Of course, this isn’t an instant remedy or cure for life’s tricky problems, but it does help if you are trying to improve your mental health and come at your problems from a more regulated place. It doesn’t mean that you need to move house and live in one of the places you’ve had an ‘at home’ experience (though I’m also not saying don’t do that…) , just that you might need to visit more regularly, or find other ways of surrounding yourself with the right environmental cues of safety and connection. Here’s some examples of how I do this in day to day life, so that you can adapt these ideas to suit your own situation and preferences:

  • Do my admin at my local library

  • Read in a coffee shop for an hour

  • Have plants around my home

  • Surround myself with colours that make me feel good - on the walls, my clothes, accessories etc

  • Plan trips to my favourite places, this gives me something to look forward to

  • Have access to scents I like - lemon, coffee, basil, my dog, old books, pine

  • Look at photos or artwork that brings positive memories and associations

  • Intentionally make time for hobbies at evenings and weekends

  • Attend a bookclub (or two, actually!)

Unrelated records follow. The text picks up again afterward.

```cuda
template <bool F16>
__device__ __forceinline__ void mma_bf16_16816(float *c, const uint32_t *a, uint32_t b0, uint32_t b1) {
  if (F16)
    asm volatile(
        "mma.sync.aligned.m16n8k16.row.col.f32.f16.f16.f32 {%0,%1,%2,%3}, {%4,%5,%6,%7}, {%8,%9}, {%0,%1,%2,%3};"
        : "+f"(c[0]), "+f"(c[1]), "+f"(c[2]), "+f"(c[3])
        : "r"(a[0]), "r"(a[1]), "r"(a[2]), "r"(a[3]), "r"(b0), "r"(b1));
  else
    asm volatile(
        "mma.sync.aligned.m16n8k16.row.col.f32.bf16.bf16.f32 {%0,%1,%2,%3}, {%4,%5,%6,%7}, {%8,%9}, {%0,%1,%2,%3};"
        : "+f"(c[0]), "+f"(c[1]), "+f"(c[2]), "+f"(c[3])
        : "r"(a[0]), "r"(a[1]), "r"(a[2]), "r"(a[3]), "r"(b0), "r"(b1));
}

// ... 258 lines not shown
    for (int o = 0; o < 256; ++o)
      for (int c = 0; c < 1024; ++c)
        for (int hw = 0; hw < 80; ++hw) p[(size_t)o * FC6_K + (size_t)hw * 1024 + c] = W[10][(size_t)o * FC6_K + (size_t)c * 80 + hw];
    std::vector<__nv_bfloat16> hb, lb, fb;
    split_bf16(p.data(), p.size(), hb, lb, fb);
    if (int rc = upload(ctx, &ns->fc6_w_hi, hb)) return rc;
    if (int rc = upload(ctx, &ns->fc6_w_lo, lb)) return rc;
    if (int rc = upload(ctx, &ns->fc6_w_f16, fb)) return rc;
    if (int rc = upload(ctx, &ns->fc6_b, std::vector<float>(Bv[10], Bv[10] + 256))) return rc;
    std::vector<float> t((size_t)256 * 256);
    for (int o = 0; o < 256; ++o)
      for (int k = 0; k < 256; ++k) t[(size_t)k * 256 + o] = W[11][(size_t)o * 256 + k];
    if (int rc = upload(ctx, &ns->fc7_wT, t)) return rc;
    if (int rc = upload(ctx, &ns->fc7_b, std::vector<float>(Bv[11], Bv[11] + 256))) return rc;
    if (int rc = upload(ctx, &ns->rot_w, std::vector<float>(W[12], W[12] + 4 * 256))) return rc;
    if (int rc = upload(ctx, &ns->rot_b, std::vector<float>(Bv[12], Bv[12] + 4))) return rc;
    if (int rc = upload(ctx, &ns->trans_w, std::vector<float>(W[13], W[13] + 3 * 256))) return rc;
    if (int rc = upload(ctx, &ns->trans_b, std::vector<float>(Bv[13], Bv[13] + 3))) return rc;
  }
  ns->loaded = true;
  return 0;
}

template <int BN, int BK, int ST, bool S3, bool RES, int KRES>
static int launch_conv2(NetState *ns, const ConvKParams &kp, int total_tiles, int n_tiles, int cap, cudaStream_t st) {
  using S = ConvSmem2<BN, BK, ST, S3, RES, KRES>;
  static bool attr_set = false;
  if (!attr_set) {
    DIM_CHECK(cudaFuncSetAttribute(conv_igemm_persistent_kernel<BN, BK, ST, S3, RES, KRES>,
                                   cudaFuncAttributeMaxDynamicSharedMemorySize, S::TOTAL));
    attr_set = true;
  }
  const int grid = total_tiles < cap ? total_tiles : cap;
  conv_igemm_persistent_kernel<BN, BK, ST, S3, RES, KRES><<<grid, 192, S::TOTAL, st>>>(kp, total_tiles, n_tiles);
  DIM_LAUNCH_CHECK();
  return 0;
}

template <int BN, int ST, bool S3>
static int launch_pair(const ConvKParams &kp, int pair_tiles, int n_tiles, int sms, cudaStream_t st) {
  using S = ConvSmemPair<BN, ST, S3>;
  static bool attr_set = false;
  if (!attr_set) {
    DIM_CHECK(cudaFuncSetAttribute(conv_igemm_pair_kernel<BN, ST, S3>, cudaFuncAttributeMaxDynamicSharedMemorySize,
                                   S::TOTAL));
    attr_set = true;
  }
  const int pairs = pair_tiles < sms / 2 ? pair_tiles : sms / 2;
  conv_igemm_pair_kernel<BN, ST, S3><<<2 * pairs, 192, S::TOTAL, st>>>(kp, pair_tiles, n_tiles);
  DIM_LAUNCH_CHECK();
  return 0;
}

void net_input_geometry(dim_ctx *ctx, int *rows, int *cols, int *pad, __nv_bfloat16 **hi, __nv_bfloat16 **lo) {
  NetState *ns = ctx->net;
  *rows = ns->g[0].rows; *cols = ns->g[0].cols; *pad = ns->g[0].py;
  *hi = ns->act_hi[0]; *lo = ns->act_lo[0];
// ... 7 lines not shown
  DIM_REQUIRE(precision == DIM_PREC_BF16 || precision == DIM_PREC_BF16X3 || precision == DIM_PREC_FP16,
              "unknown precision (DIM_PREC_BF16 / DIM_PREC_BF16X3 / DIM_PREC_FP16)");
  const bool s3 = precision == DIM_PREC_BF16X3, f16 = precision == DIM_PREC_FP16;
  const int key = B + (f16 ? kF16MapKey : 0);
  auto it = ns->maps.find(key);
  if (it == ns->maps.end()) {
    TensorMaps tm;
    if (int rc = build_maps(ns, B, f16, tm)) return rc;
    it = ns->maps.emplace(key, tm).first;
  }
  const TensorMaps &tm = it->second;
  if (ns->repack_done) DIM_CHECK(cudaStreamWaitEvent(st, ns->repack_done, 0));
  if (s3 && ns->lo_stale)
    if (int rc = train_refresh_lo(ctx, st)) return rc;
  if (f16 && ns->f16_stale)
    if (int rc = net_refresh_f16(ctx, st)) return rc;
  if (ns->layer_events) DIM_CHECK(cudaEventRecord(ns->layer_events[0], st));
  for (int i = 0; i < 10; ++i) {
    const LayerGeom &g = tm.g[i];
    const ConvKParams &kp = tm.kp[i];
    const int n_tiles = g.Cout / g.BLOCK_N;
    const int total_tiles = cdiv(B * g.Hq, g.BH) * g.n_col_tiles * n_tiles * kp.ksplit;
    const int sms = ns->num_sms;
    int rc;
    if (i == 0) {
      const int rows_total = B * g.Hq;
      int chunks = sms / g.n_col_tiles;
      if (chunks > cdiv(rows_total, 16)) chunks = cdiv(rows_total, 16);
      if (chunks < 1) chunks = 1;
      const int rpc = cdiv(rows_total, chunks);
      chunks = cdiv(rows_total, rpc);
      const int strip_bytes = cdiv((g.BW + 3) * 64, 128) * 128;
      const int grid = g.n_col_tiles * chunks;
      if (s3) {
        constexpr int ST = 5;
        const int smem_bytes = 2 * 16 * 4096 + ST * 2 * strip_bytes + (8 * 2048 + 256) + 1024 + 512;
        DIM_REQUIRE(smem_bytes <= 227 * 1024, "conv1 (bf16x3): image too wide for the rolling-strip ring");
        static int set1 = 0;
        if (set1 < smem_bytes) { DIM_CHECK(cudaFuncSetAttribute(conv1_roll_kernel<ST, true>, cudaFuncAttributeMaxDynamicSharedMemorySize, smem_bytes)); set1 = smem_bytes; }
        conv1_roll_kernel<ST, true><<<grid, 320, smem_bytes, st>>>(kp, rows_total, rpc, chunks, strip_bytes);
      } else if (ns->conv1_stack) {
        constexpr int ST = 6;
        const int smem_bytes = 16 * 4096 + ST * strip_bytes + (8 * 2048 + 256) + 512 + 512;
        static int set3 = 0;
        if (set3 < smem_bytes) { DIM_CHECK(cudaFuncSetAttribute(conv1_stack_kernel<ST>, cudaFuncAttributeMaxDynamicSharedMemorySize, smem_bytes)); set3 = smem_bytes; }
        conv1_stack_kernel<ST><<<grid, 320, smem_bytes, st>>>(kp, rows_total, rpc, chunks, strip_bytes);
      } else {
        constexpr int ST = 8;
        const int smem_bytes = 16 * 4096 + ST * strip_bytes + (8 * 2048 + 256) + 1024 + 512;
        static int set0 = 0;
        if (set0 < smem_bytes) { DIM_CHECK(cudaFuncSetAttribute(conv1_roll_kernel<ST, false>, cudaFuncAttributeMaxDynamicSharedMemorySize, smem_bytes)); set0 = smem_bytes; }
        conv1_roll_kernel<ST, false><<<grid, 320, smem_bytes, st>>>(kp, rows_total, rpc, chunks, strip_bytes);
      }
      DIM_LAUNCH_CHECK();
      rc = 0;
    }
    else if (g.pair) {
      const int m_tiles = cdiv(B * g.Hq, g.BH) * g.n_col_tiles;
      const int pair_tiles = cdiv(m_tiles, 2) * n_tiles * kp.ksplit;
      if (g.BLOCK_N == 128 && g.pair == 2 && !s3)
        rc = launch_pair<128, 3, false>(kp, pair_tiles, n_tiles, 2 * sms, st);
      else if (g.BLOCK_N == 128)
        rc = s3 ? launch_pair<128, 4, true>(kp, pair_tiles, n_tiles, sms, st) : launch_pair<128, 8, false>(kp, pair_tiles, n_tiles, sms, st);
      else
        rc = s3 ? launch_pair<256, 3, true>(kp, pair_tiles, n_tiles, sms, st) : launch_pair<256, 6, false>(kp, pair_tiles, n_tiles, sms, st);
    } else if (g.BLOCK_N <= 128) {
      rc = s3 ? launch_conv2<128, 64, 3, true, false, 0>(ns, kp, total_tiles, n_tiles, sms, st)
              : (g.occ == 2 ? launch_conv2<128, 64, 2, false, false, 0>(ns, kp, total_tiles, n_tiles, 2 * sms, st)
                            : launch_conv2<128, 64, 5, false, false, 0>(ns, kp, total_tiles, n_tiles, sms, st));
    }
    else
      rc = s3 ? launch_conv2<256, 64, 2, true, false, 0>(ns, kp, total_tiles, n_tiles, sms, st)
              : launch_conv2<256, 64, 4, false, false, 0>(ns, kp, total_tiles, n_tiles, sms, st);
    if (rc) return rc;
    if (ns->layer_events && i < 9) DIM_CHECK(cudaEventRecord(ns->layer_events[i + 1], st));
    if (kp.ksplit > 1) {
      const int npix = B * g.Ho * g.Wo;
      const size_t n4 = (size_t)npix * g.Cout / 4;
      conv_splitk_finalize_kernel<<<(unsigned)cdiv((int)n4, 256), 256, 0, st>>>(
          ns->conv_partial, kp.ksplit, npix, g.Cout, g.Ho, g.Wo, kp.out_Hp, kp.out_Wp, kp.out_py, kp.out_px,
          ns->bias[i], 0.1f, ns->act_hi[i + 1], s3 ? ns->act_lo[i + 1] : nullptr, f16 ? 1 : 0);
      DIM_LAUNCH_CHECK();
    }
  }
  if (ns->layer_events) DIM_CHECK(cudaEventRecord(ns->layer_events[10], st));
  if (after_conv) DIM_CHECK(cudaEventRecord(after_conv, st));
  if (s3)
    fc6_mma_kernel<true><<<FC6_SPLITS, 256, 0, st>>>(ns->act_hi[10], ns->act_lo[10], ns->fc6_w_hi, ns->fc6_w_lo, B,
                                                     ctx->max_batch, ns->fc6_partial);
  else if (f16)
    fc6_mma_kernel<false, true><<<FC6_SPLITS, 256, 0, st>>>(ns->act_hi[10], nullptr, ns->fc6_w_f16, nullptr, B,
                                                            ctx->max_batch, ns->fc6_partial);
  else
    fc6_mma_kernel<false><<<FC6_SPLITS, 256, 0, st>>>(ns->act_hi[10], nullptr, ns->fc6_w_hi, nullptr, B,
                                                      ctx->max_batch, ns->fc6_partial);
  DIM_LAUNCH_CHECK();
  head_kernel<<<B, 1024, 0, st>>>(ns->fc6_partial, ctx->max_batch, ns->fc6_b, ns->fc7_wT, ns->fc7_b, ns->rot_w,
                                 ns->rot_b, ns->trans_w, ns->trans_b, zoom_factor, rot_out, trans_out, se3_out, ns->save_h6,
                                 ns->save_h7);
  DIM_LAUNCH_CHECK();
  return 0;
}

bool net_graph_safe(dim_ctx *ctx) {
  NetState *ns = ctx->net;
  return ns && ns->loaded && !ns->layer_events && !ns->train_aliased;
}

int net_set_option(dim_ctx *ctx, const char *key, int value) {
  NetState *ns = ctx->net;
  DIM_REQUIRE(ns != nullptr, "net not created");
  if (!strcmp(key, "pair_mask")) ns->pair_mask = value & 0x3FE;
  else if (!strcmp(key, "conv1_stack")) ns->conv1_stack = value != 0;
  else { set_error("dim_debug_set_option: unknown key '%s'", key); return 2; }
  DIM_CHECK(cudaDeviceSynchronize());
  ns->maps.clear();
  return 0;
}

int net_layer_profile(dim_ctx *ctx, int enable, float *ms10) {
  NetState *ns = ctx->net;
  DIM_REQUIRE(ns != nullptr, "net not created");
  if (enable && !ns->layer_events) {
    ns->layer_events = new cudaEvent_t[11];
    for (int i = 0; i < 11; ++i) DIM_CHECK(cudaEventCreate(&ns->layer_events[i]));
  }
  if (ms10 && ns->layer_events) {
    DIM_CHECK(cudaDeviceSynchronize());
    for (int i = 0; i < 10; ++i) DIM_CHECK(cudaEventElapsedTime(&ms10[i], ns->layer_events[i], ns->layer_events[i + 1]));
  }
  if (!enable && ns->layer_events) {
    for (int i = 0; i < 11; ++i) cudaEventDestroy(ns->layer_events[i]);
    delete[] ns->layer_events;
    ns->layer_events = nullptr;
  }
  return 0;
// ... 25 lines not shown
```

### mx-deepim_b200/csrc/net_state.cuh

```cuda
#pragma once
#include <map>

#include "conv_igemm.cuh"

namespace dim {

struct LayerSpec {
  const char *name;
  int Cout, Cin, k, stride, pad;
};
static const LayerSpec kLayers[10] = {
    {"flow_conv1", 64, 8, 7, 2, 3},  {"conv2", 128, 64, 5, 2, 2},   {"conv3", 256, 128, 5, 2, 2},
    {"conv3_1", 256, 256, 3, 1, 1},  {"conv4", 512, 256, 3, 2, 1},  {"conv4_1", 512, 512, 3, 1, 1},
    {"conv5", 512, 512, 3, 2, 1},    {"conv5_1", 512, 512, 3, 1, 1}, {"conv6", 1024, 512, 3, 2, 1},
    {"conv6_1", 1024, 1024, 3, 1, 1}};

struct LayerGeom {
  int Cin, Cout, k, stride, pad, Hin, Win, Ho, Wo;
  int rows, cols, Cbuf, py, px;
  int KH, KW, stride_eff, Ceff, Hq;
  int BLOCK_N, BLOCK_K, BW, BH, n_col_tiles, kblocks;
  int pair;
  int occ;
};
// ... 4 lines not shown
  LayerGeom g[10];
};

__host__ __device__ inline int conv1_kslot(int dw, int ph, int pw) { return dw == 3 ? pw * 16 + ph * 8 : ph * 16 + pw * 8; }

struct NetState {
  LayerGeom g[10];
  __nv_bfloat16 *w_hi[10] = {}, *w_lo[10] = {};
  __nv_bfloat16 *w_f16[10] = {};
  float *bias[10] = {};
  __nv_bfloat16 *act_hi[11] = {}, *act_lo[11] = {};
  size_t act_elems_per_image[11] = {};
  __nv_bfloat16 *fc6_w_hi = nullptr, *fc6_w_lo = nullptr;
  __nv_bfloat16 *fc6_w_f16 = nullptr;
  bool train_aliased = false;
  bool f16_stale = false;
  float *fc6_b = nullptr, *fc7_wT = nullptr, *fc7_b = nullptr, *rot_w = nullptr, *rot_b = nullptr,
        *trans_w = nullptr, *trans_b = nullptr;
  float *fc6_partial = nullptr;
  float *conv_partial = nullptr;
  size_t conv_partial_elems = 0;
  bool conv1_stack = true;
  int pair_mask = 1 << 1;
  cudaEvent_t *layer_events = nullptr;
  bool loaded = false, net_ok = false;
  float *save_h6 = nullptr, *save_h7 = nullptr;
  cudaEvent_t repack_done = nullptr;
  bool lo_stale = false;
  std::map<int, TensorMaps> maps;
  int max_batch = 0, num_sms = 148;
};
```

  • Go to, and probably in, water, ideally the sea but a lake will do, in times of distress

Know Thyself

The phrase γνῶθι σεαυτόν (know thyself) was inscribed on the ancient Greek temple of Apollo in Delphi; the philosophers then knew that self knowledge was the hallmark of wisdom. I’d add that self knowledge is also the foundation for happiness and wellbeing. Without that, it’s hard to make intentional choices that support what feels good, for you. So, if you don’t know where, or what or who, makes you feel ‘at home’, start with getting to know your own likes and dislikes first. Do this by thinking but also through the body - notice how you respond to sights, sounds, touch, smells.

Instructions for living a life. Pay attention. Be astonished. Tell about it.
— Mary Oliver

Tell yourself. Tell your loved ones, especially if they feel like home. Tell your journal. Tell your therapist. If you find something, somewhere or someone that feels like home: notice it. Relish in it. Tell about it.